### Material provided ###
template <class Tbl, bool TABLE>
__device__ __forceinline__ float route_kinematics_block(const Tbl& t, int S, float inv_sm1, const float (&g)[Tbl::D],
                                                        const float (&act)[Tbl::D], float (&el)[3], float (&e)[3],
                                                        const SinCos* trig, bool prev_whole, bool live, GroundQueue<Tbl>& q) {
  constexpr int D = Tbl::D;
  constexpr int JN = ZJoints<Tbl>::value;
  constexpr int kCap = GroundQueue<Tbl>::kCap;
  const int nf = (S - 1) / 2;
  const int nb = S - 2 - nf;
  float zmin;
  bool undecided = false;
  float sF[D], cF[D], sA[D], cA[D], sd[D], cd[D];
  if (__builtin_expect(__any(live && wide_route<Tbl, TABLE>(g, act, prev_whole)), 0)) {
    zmin = route_kinematics_wide<Tbl, false>(t, S, g, act, el, e, nullptr);
  } else {
    float st[D];
#pragma unroll
    for (int j = 0; j < D; ++j) st[j] = (act[j] - g[j]) * inv_sm1;
    float p[D][3], zo, ze;
    action_sincos<Tbl, TABLE>(t, act, sA, cA, trig);
    chain_all<Tbl>(sA, cA, t, p);
    pick_frames<Tbl>(t, p, el, e);
    zmin = fminf(el[2], e[2]);
#pragma unroll
    for (int j = 0; j < D; ++j) {
      sF[j] = 0.f;
      cF[j] = 1.f;
    }
    prev_pose_sincos<Tbl, TABLE>(t, g, sF, cF, trig, prev_whole);
    chain_z<Tbl>(sF, cF, t, zo, ze);
    zmin = fminf(zmin, fminf(zo, ze));
    sincos_increment<D, JN>(st, sd, cd);
    sA[0] = 0.f;
    cA[0] = 1.f;
    undecided = live && !(zmin < 0.f);
  }

  const unsigned long long um = __ballot(undecided);
  uint32_t slot = kCap;
  if (um != 0ull) {
    uint32_t base = 0u;
    if ((threadIdx.x & 63u) == 0u) base = atomicAdd(&q.count, (uint32_t)__popcll(um));
    base = (uint32_t)__builtin_amdgcn_readfirstlane((int)base);
    slot = base + __builtin_amdgcn_mbcnt_hi((uint32_t)(um >> 32), __builtin_amdgcn_mbcnt_lo((uint32_t)um, 0u));
  }
  const bool queued = undecided && slot < (uint32_t)kCap;
  if (queued) {
#pragma unroll
    for (int j = 1; j < JN; ++j) {
      float(*f)[kCap] = q.field + 6 * (j - 1);
      f[0][slot] = sF[j];
      f[1][slot] = cF[j];
      f[2][slot] = sA[j];
      f[3][slot] = cA[j];
      f[4][slot] = sd[j];
      f[5][slot] = cd[j];
    }
  }
  if (undecided && !queued) {
    zmin = fminf(zmin, half_route_zmin<Tbl>(t, sF, cF, sd, cd, nf, nf));
#pragma unroll
    for (int j = 1; j < JN; ++j) sd[j] = -sd[j];
    zmin = fminf(zmin, half_route_zmin<Tbl>(t, sA, cA, sd, cd, nf, nb));
  }
  __syncthreads();

  const uint32_t routes = q.count < (uint32_t)kCap ? q.count : (uint32_t)kCap;
  const uint32_t w = (threadIdx.x + 64u * (blockIdx.x & 3u)) & (uint32_t)(kBlock - 1);
  if (w < 2u * routes) {
    const uint32_t r = w >> 1;
    const bool backward = (w & 1u) != 0u;
    float sW[D], cW[D], sdW[D], cdW[D];
#pragma unroll
    for (int j = 0; j < D; ++j) {
      sW[j] = 0.f;
      cW[j] = 1.f;
      sdW[j] = 0.f;
      cdW[j] = 1.f;
    }
#pragma unroll
    for (int j = 1; j < JN; ++j) {
      const float(*f)[kCap] = q.field + 6 * (j - 1);
      sW[j] = backward ? f[2][r] : f[0][r];
      cW[j] = backward ? f[3][r] : f[1][r];
      const float sdj = f[4][r];
      sdW[j] = backward ? -sdj : sdj;
      cdW[j] = f[5][r];
    }
    q.zres[w] = half_route_zmin<Tbl>(t, sW, cW, sdW, cdW, nf, backward ? nb : nf);
  }
  __syncthreads();
  if (queued) zmin = fminf(zmin, fminf(q.zres[2u * slot], q.zres[2u * slot + 1u]));
  return zmin;
}

__device__ __forceinline__ void record_finished(const StepArgs& a, uint32_t i, uint32_t episode, float ret) {
  LaneOffset<true> o4{i * 4u};
  str(a.last_return, o4, ret);
  if (a.ring_slots)
    a.ring[(int64_t)((episode - a.episode0) % a.ring_slots) * a.ld + i] = ret;
}

#ifdef MT_STAMPS
#define MT_STAMP(a, i, slot)                                                                 \
  do {                                                                                       \
    __builtin_amdgcn_sched_barrier(0);                                                       \
    unsigned long long t__;                                                                  \
    asm volatile("s_memtime %0\n\ts_waitcnt lgkmcnt(0)" : "=s"(t__)::"memory");              \
    __builtin_amdgcn_sched_barrier(0);                                                       \
    if ((a).stamps && (threadIdx.x & 63) == 0) (a).stamps[(size_t)((i) >> 6) * 8 + (slot)] = t__; \
  } while (0)
#else
#define MT_STAMP(a, i, slot) \
  do {                       \
  } while (0)
#endif

__device__ __forceinline__ bool unusable_angle(float v) { return (__float_as_uint(v) & 0x7FFFFFFFu) > 0x47000000u; }

template <class Tbl, int TRIG>
constexpr int step_min_waves() { return (TRIG == 0 && Tbl::D >= 6 && Tbl::D <= 7) ? 8 : 1; }

constexpr int kPrefetch = 8;

__device__ __forceinline__ void draw_targets_wave(uint64_t seed, uint64_t env0, uint32_t episode, bool need, int K, float radius,
                                                  float* col0, uint8_t* slots);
###
→ Exercise instructions: The response consists of the lines above that contain "count".

→ Result of the task:
    if ((threadIdx.x & 63u) == 0u) base = atomicAdd(&q.count, (uint32_t)__popcll(um));
  const uint32_t routes = q.count < (uint32_t)kCap ? q.count : (uint32_t)kCap;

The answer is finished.